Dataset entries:
template <int BM, int BN, int WM, int WN, int TM, int TN, int LDS_BYTES, int ACT, bool OSPLIT, bool RES>
__device__ __forceinline__ void gemm_epilogue(f32x16 (&acc)[TM][TN], const GemmArgs& a, unsigned char* lds, int m0, int n0, int wave, int lane) {
  constexpr int NW = WM * WN;
  const int wm = wave / WN, wn = wave % WN;
  const int hsel = lane >> 5;
  static_assert(TN % 2 == 0, "epilogue stages 64 channels (256 bytes per row) of a wave at a time");
  constexpr int EP = 272;
  static_assert(NW * 32 * EP <= LDS_BYTES, "epilogue staging must fit the LDS ring");
  __syncthreads();
  unsigned char* stg = lds + wave * (32 * EP);
  const float osc = a.oscale;
  float amax = 0.0f;
  const int rrow = lane >> 4, chunk = lane & 15;
  static_assert(!(RES && OSPLIT), "residual + format-B output is not a layer of this model");
#pragma unroll
  for (int jh = 0; jh < TN / 2; ++jh) {
    const int nw0 = n0 + wn * (BN / WN) + jh * 64;
    f32x4 bq[2][4];
#pragma unroll
    for (int j = 0; j < 2; ++j)
#pragma unroll
      for (int q = 0; q < 4; ++q)
        bq[j][q] = a.bias ? *reinterpret_cast<const f32x4*>(a.bias + nw0 + 4 * hsel + j * 32 + q * 8) : f32x4{0.f, 0.f, 0.f, 0.f};
    f32x4 rres[8];
    auto load_res = [&](int i) {
#pragma unroll
      for (int it = 0; it < 8; ++it) {
        const int m = min(m0 + wm * (BM / WM) + i * 32 + it * 4 + rrow, a.M - 1);
        rres[it] = *reinterpret_cast<const f32x4*>(a.res + (long long)m * a.ldr + a.res_coff + nw0 + chunk * 4);
      }
    };
    if constexpr (RES) load_res(0);
#pragma unroll
    for (int i = 0; i < TM; ++i) {
      unsigned char* wr = stg + (lane & 31) * EP;
#pragma unroll
      for (int j = 0; j < 2; ++j)
#pragma unroll
        for (int q = 0; q < 4; ++q) {
          const f32x16& ac = acc[i][jh * 2 + j];
          float v[4];
          if constexpr (ACT == OMNI_ACT_GELU) {
#pragma unroll
            for (int c = 0; c < 4; c += 2) {
              const f32x2 g = omni_gelu2(f32x2{ac[q * 4 + c], ac[q * 4 + c + 1]} * osc + f32x2{bq[j][q][c], bq[j][q][c + 1]});
              v[c] = g[0]; v[c + 1] = g[1];
            }
          } else {
#pragma unroll
            for (int c = 0; c < 4; ++c) {
              float t = ac[q * 4 + c] * osc + bq[j][q][c];
              if constexpr (ACT == OMNI_ACT_SILU) t = t / (1.0f + expf(-t));
              v[c] = t;
            }
          }
          const int cl = j * 32 + q * 8 + 4 * hsel;
          if constexpr (OSPLIT) {
            uint2 hi, lo;
            omni_split4(v, hi, lo, amax);
            *reinterpret_cast<uint2*>(wr + omni_split_off(cl)) = hi;
            *reinterpret_cast<uint2*>(wr + omni_split_off(cl) + 32) = lo;
          } else {
            *reinterpret_cast<f32x4*>(wr + cl * 4) = f32x4{v[0], v[1], v[2], v[3]};
          }
        }
      OMNI_WAVE_SYNC();
      const int mt0 = m0 + wm * (BM / WM) + i * 32;
      f32x4 ov[8];
#pragma unroll
      for (int it = 0; it < 8; ++it) {
        ov[it] = *reinterpret_cast<const f32x4*>(stg + (it * 4 + rrow) * EP + chunk * 16);
        if constexpr (RES) ov[it] += rres[it];
      }
      if constexpr (RES) { if (i + 1 < TM) load_res(i + 1); }
#pragma unroll
      for (int it = 0; it < 8; ++it) {
        const int m = mt0 + it * 4 + rrow;
        if (m < a.M) *reinterpret_cast<f32x4*>(a.y + ((long long)m * a.ldo + a.out_coff + nw0) * 4 + chunk * 16) = ov[it];
      }
      OMNI_WAVE_SYNC();
    }
  }
  if constexpr (OSPLIT) omni_report_range(amax);
}

template <int BM, int BN, int WM, int WN, int NSTAGE, int ACT, bool OSPLIT, bool RES, int SCHED = 0>
__global__ __launch_bounds__(WM * WN * 64, 2) void gemm_dma_kernel(GemmArgs a) {
#if defined(__HIP_DEVICE_COMPILE__)
  constexpr int NW = WM * WN;
  constexpr int TM = BM / (32 * WM), TN = BN / (32 * WN);
  constexpr int A_DMA = BM / (8 * NW), B_DMA = BN / (8 * NW);
  constexpr int DPS = A_DMA + B_DMA;
  constexpr int STAGE = (BM + BN) * 128;
  constexpr int NP = TM / 2;
  constexpr int NU = 2 * NP;
  constexpr int NM = 6 * TN;
  static_assert(TM % 2 == 0 && TN >= 1 && A_DMA >= 1 && B_DMA >= 1 && NSTAGE >= 2 && NSTAGE <= 4, "tile / wave grid mismatch");
  static_assert(BM * 128 + (TN - 1) * 4096 < 65536 && (TM - 1) * 4096 < 65536, "ds_read immediate offsets");
  __shared__ __attribute__((aligned(16))) unsigned char lds[NSTAGE * STAGE];

  const int tid = threadIdx.x, lane = tid & 63;
  const int wave = __builtin_amdgcn_readfirstlane(tid >> 6);
  const int wm = wave / WN, wn = wave % WN;
  int mt, nt;
  if (!tile_of_block(blockIdx.x, a.mtiles, a.ntiles, a.xcd_order, a.xcd_n, mt, nt)) return;
  const int m0 = __builtin_amdgcn_readfirstlane(mt) * BM, n0 = __builtin_amdgcn_readfirstlane(nt) * BN;

  const int rsub = lane >> 3, slot = lane & 7;
  unsigned voffA[A_DMA], voffB[B_DMA];
  auto pieceA = [&](int i) { return SCHED == 2 ? wave + NW * i : wave * A_DMA + i; };
#pragma unroll
  for (int i = 0; i < A_DMA; ++i) {
    const int rl = pieceA(i) * 8 + rsub;
    const int rr = min(rl, a.M - 1 - m0);
    voffA[i] = (unsigned)rr * (unsigned)(a.ldi * 4) + (unsigned)((slot ^ ((rl >> 1) & 7)) * 16);
  }
#pragma unroll
  for (int i = 0; i < B_DMA; ++i) {
    const int rl = (wave * B_DMA + i) * 8 + rsub;
    const int rr = min(rl, a.N - 1 - n0);
    voffB[i] = (unsigned)rr * (unsigned)(a.K * 4) + (unsigned)((slot ^ ((rl >> 1) & 7)) * 16);
  }
  const __amdgpu_buffer_rsrc_t rsrcA =
      __builtin_amdgcn_make_buffer_rsrc((void*)(a.x + ((long long)m0 * a.ldi + a.in_coff) * 4), 0, 0x7fffffff, 0x00020000);
  const __amdgpu_buffer_rsrc_t rsrcB =
      __builtin_amdgcn_make_buffer_rsrc((void*)(a.w + (long long)n0 * a.K * 4), 0, 0x7fffffff, 0x00020000);
  auto issue_piece = [&](int kt, int stage, int i) {
    const int so = kt * 128;
    if (i < A_DMA)
      __builtin_amdgcn_raw_ptr_buffer_load_lds(rsrcA, (lds_void*)(lds + stage * STAGE + pieceA(i) * 1024), 16, voffA[i], so, 0, 0);
    else
      __builtin_amdgcn_raw_ptr_buffer_load_lds(rsrcB, (lds_void*)(lds + stage * STAGE + BM * 128 + (wave * B_DMA + i - A_DMA) * 1024), 16,
                                               voffB[i - A_DMA], so, 0, 0);
  };
  auto issue = [&](int kt, int stage) {
#pragma unroll
    for (int i = 0; i < DPS; ++i) issue_piece(kt, stage, i);
  };

  const int swz = (lane >> 1) & 7, hsel = lane >> 5;
  int offA[4], offW[4];
#pragma unroll
  for (int gp = 0; gp < 4; ++gp) {
    const int c = ((((gp >> 1) * 4 + (gp & 1) * 2 + hsel) ^ swz)) * 16;
    offA[gp] = (wm * (BM / WM) + (lane & 31)) * 128 + c;
    offW[gp] = BM * 128 + (wn * (BN / WN) + (lane & 31)) * 128 + c;
  }
  struct AF { f16x8 h[2], l[2]; };
  struct WF { f16x8 h[TN], l[TN]; };
  auto loadA = [&](const unsigned char* st, int g, int ip, AF& f) {
#pragma unroll
    for (int t = 0; t < 2; ++t) {
      f.h[t] = *reinterpret_cast<const f16x8*>(st + offA[g * 2 + 0] + (ip * 2 + t) * 4096);
      f.l[t] = *reinterpret_cast<const f16x8*>(st + offA[g * 2 + 1] + (ip * 2 + t) * 4096);
    }
  };
  auto loadW = [&](const unsigned char* st, int g, WF& f) {
#pragma unroll
    for (int j = 0; j < TN; ++j) {
      f.h[j] = *reinterpret_cast<const f16x8*>(st + offW[g * 2 + 0] + j * 4096);
      f.l[j] = *reinterpret_cast<const f16x8*>(st + offW[g * 2 + 1] + j * 4096);
    }
  };

  f32x16 acc[TM][TN];
#pragma unroll
  for (int i = 0; i < TM; ++i)
#pragma unroll
    for (int j = 0; j < TN; ++j)
#pragma unroll
      for (int e = 0; e < 16; ++e) acc[i][j][e] = 0.0f;

  auto mma = [&](const AF& af, const WF& wf, int ip) {
#pragma unroll
    for (int t = 0; t < 2; ++t)
#pragma unroll
      for (int j = 0; j < TN; ++j)
        acc[ip * 2 + t][j] = __builtin_amdgcn_mfma_f32_32x32x16_f16(wf.h[j], af.h[t], acc[ip * 2 + t][j], 0, 0, 0);
#pragma unroll
    for (int t = 0; t < 2; ++t)
#pragma unroll
      for (int j = 0; j < TN; ++j)
        acc[ip * 2 + t][j] = __builtin_amdgcn_mfma_f32_32x32x16_f16(wf.l[j], af.h[t], acc[ip * 2 + t][j], 0, 0, 0);
#pragma unroll
    for (int t = 0; t < 2; ++t)
#pragma unroll
      for (int j = 0; j < TN; ++j)
        acc[ip * 2 + t][j] = __builtin_amdgcn_mfma_f32_32x32x16_f16(wf.h[j], af.l[t], acc[ip * 2 + t][j], 0, 0, 0);
  };

  const int nk = a.nk;
#pragma unroll
  for (int s = 0; s < NSTAGE - 1; ++s)
    if (s < nk) issue(s, s);
  int stage = 0, nstage = NSTAGE - 1;
  constexpr int IU = SCHED == 1 ? (NU + 1) / 2 : NU;
  constexpr int PPU = (DPS + IU - 1) / IU;
  AF af[2];
  WF wf[2];
  auto slice = [&](int kt, auto more_tag) {
    constexpr bool MORE = decltype(more_tag)::value;
    if constexpr (NSTAGE > 2 && MORE) OMNI_WAIT_VMCNT((NSTAGE - 2) * DPS);
    else OMNI_WAIT_VMCNT(0);
    __builtin_amdgcn_s_barrier();
    const unsigned char* st = lds + stage * STAGE;
    loadW(st, 0, wf[0]);
    loadA(st, 0, 0, af[0]);
#pragma unroll
    for (int u = 0; u < NU; ++u) {
      const int g = u / NP, ip = u % NP;
      int nds = 0;
      if (u + 1 < NU) {
        const int g2 = (u + 1) / NP, ip2 = (u + 1) % NP;
        if (g2 != g) { loadW(st, g2, wf[g2 & 1]); nds += 2 * TN; }
        loadA(st, g2, ip2, af[(u + 1) & 1]);
        nds += 4;
      }
      if constexpr (MORE) {
#pragma unroll
        for (int i = u * PPU; i < (u + 1) * PPU && i < DPS; ++i) issue_piece(kt + NSTAGE - 1, nstage, i);
      }
      mma(af[u & 1], wf[g & 1], ip);
      {
        const int npc = (MORE && u < IU) ? PPU : 0;
#pragma unroll
        for (int k = 0; k < NM; ++k) {
          __builtin_amdgcn_sched_group_barrier(0x8, 1, 0);
          if (k < nds) __builtin_amdgcn_sched_group_barrier(0x100, 1, 0);
          else if (k < nds + npc) __builtin_amdgcn_sched_group_barrier(0x20, 1, 0);
        }
      }
      __builtin_amdgcn_sched_barrier(0);
    }
    stage = stage + 1 == NSTAGE ? 0 : stage + 1;
    nstage = nstage + 1 == NSTAGE ? 0 : nstage + 1;
  };
  if constexpr (SCHED == 2) {
    static_assert(BM == 256 && BN == 256 && WM == 2 && WN == 4 && NSTAGE == 2 && TM == 4 && TN == 2 && A_DMA == 4 && B_DMA == 4, "ping-pong: 256x256 tile, 8 waves");
    OMNI_WAIT_VMCNT(0);
    __builtin_amdgcn_s_barrier();
    if (wm == 1) __builtin_amdgcn_s_barrier();
    auto phase_barrier = [&]() {
      __builtin_amdgcn_sched_barrier(0);
      __builtin_amdgcn_s_barrier();
      __builtin_amdgcn_sched_barrier(0);
    };
    {
      AF afp;
      auto slice_pp = [&](int kt, auto more_tag) {
        constexpr bool MORE = decltype(more_tag)::value;
        const unsigned char* st = lds + stage * STAGE;
#pragma unroll
        for (int u = 0; u < 4; ++u) {
          const int g = u & 1, ip = u >> 1;
          if (u < 2) loadW(st, g, wf[g]);
          loadA(st, g, ip, afp);
          if constexpr (MORE) {
            if (u == 0) { issue_piece(kt + 1, nstage, 0); issue_piece(kt + 1, nstage, 2); }
            if (u == 1) { issue_piece(kt + 1, nstage, A_DMA + 0); issue_piece(kt + 1, nstage, A_DMA + 1); }
            if (u == 2) { issue_piece(kt + 1, nstage, A_DMA + 2); issue_piece(kt + 1, nstage, A_DMA + 3); }
            if (u == 3) { issue_piece(kt + 1, nstage, 1); issue_piece(kt + 1, nstage, 3); }
            if (u == 1) OMNI_WAIT_VMCNT(4);
            if (u == 3) OMNI_WAIT_VMCNT(2);
          } else {
            if (u == 1) OMNI_WAIT_VMCNT(0);
          }
          phase_barrier();
          __builtin_amdgcn_s_setprio(1);
          mma(afp, wf[g], ip);
          __builtin_amdgcn_s_setprio(0);
          phase_barrier();
        }
        stage ^= 1;
        nstage ^= 1;
      };
      int ktp = 0;
      for (; ktp + 1 < nk; ++ktp) slice_pp(ktp, std::true_type{});
      for (; ktp < nk; ++ktp) slice_pp(ktp, std::false_type{});
    }
    if (wm == 0) __builtin_amdgcn_s_barrier();
  } else {
  int kt = 0;
  for (; kt + NSTAGE - 1 < nk; ++kt) slice(kt, std::true_type{});
  for (; kt < nk; ++kt) slice(kt, std::false_type{});
  }

  gemm_epilogue<BM, BN, WM, WN, TM, TN, NSTAGE * STAGE, ACT, OSPLIT, RES>(acc, a, lds, m0, n0, wave, lane);
#endif
}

## Brief
Only lines of the data holding the word "pieceA" go in the answer. Please copy each of them.

## Output
  auto pieceA = [&](int i) { return SCHED == 2 ? wave + NW * i : wave * A_DMA + i; };
    const int rl = pieceA(i) * 8 + rsub;
      __builtin_amdgcn_raw_ptr_buffer_load_lds(rsrcA, (lds_void*)(lds + stage * STAGE + pieceA(i) * 1024), 16, voffA[i], so, 0, 0);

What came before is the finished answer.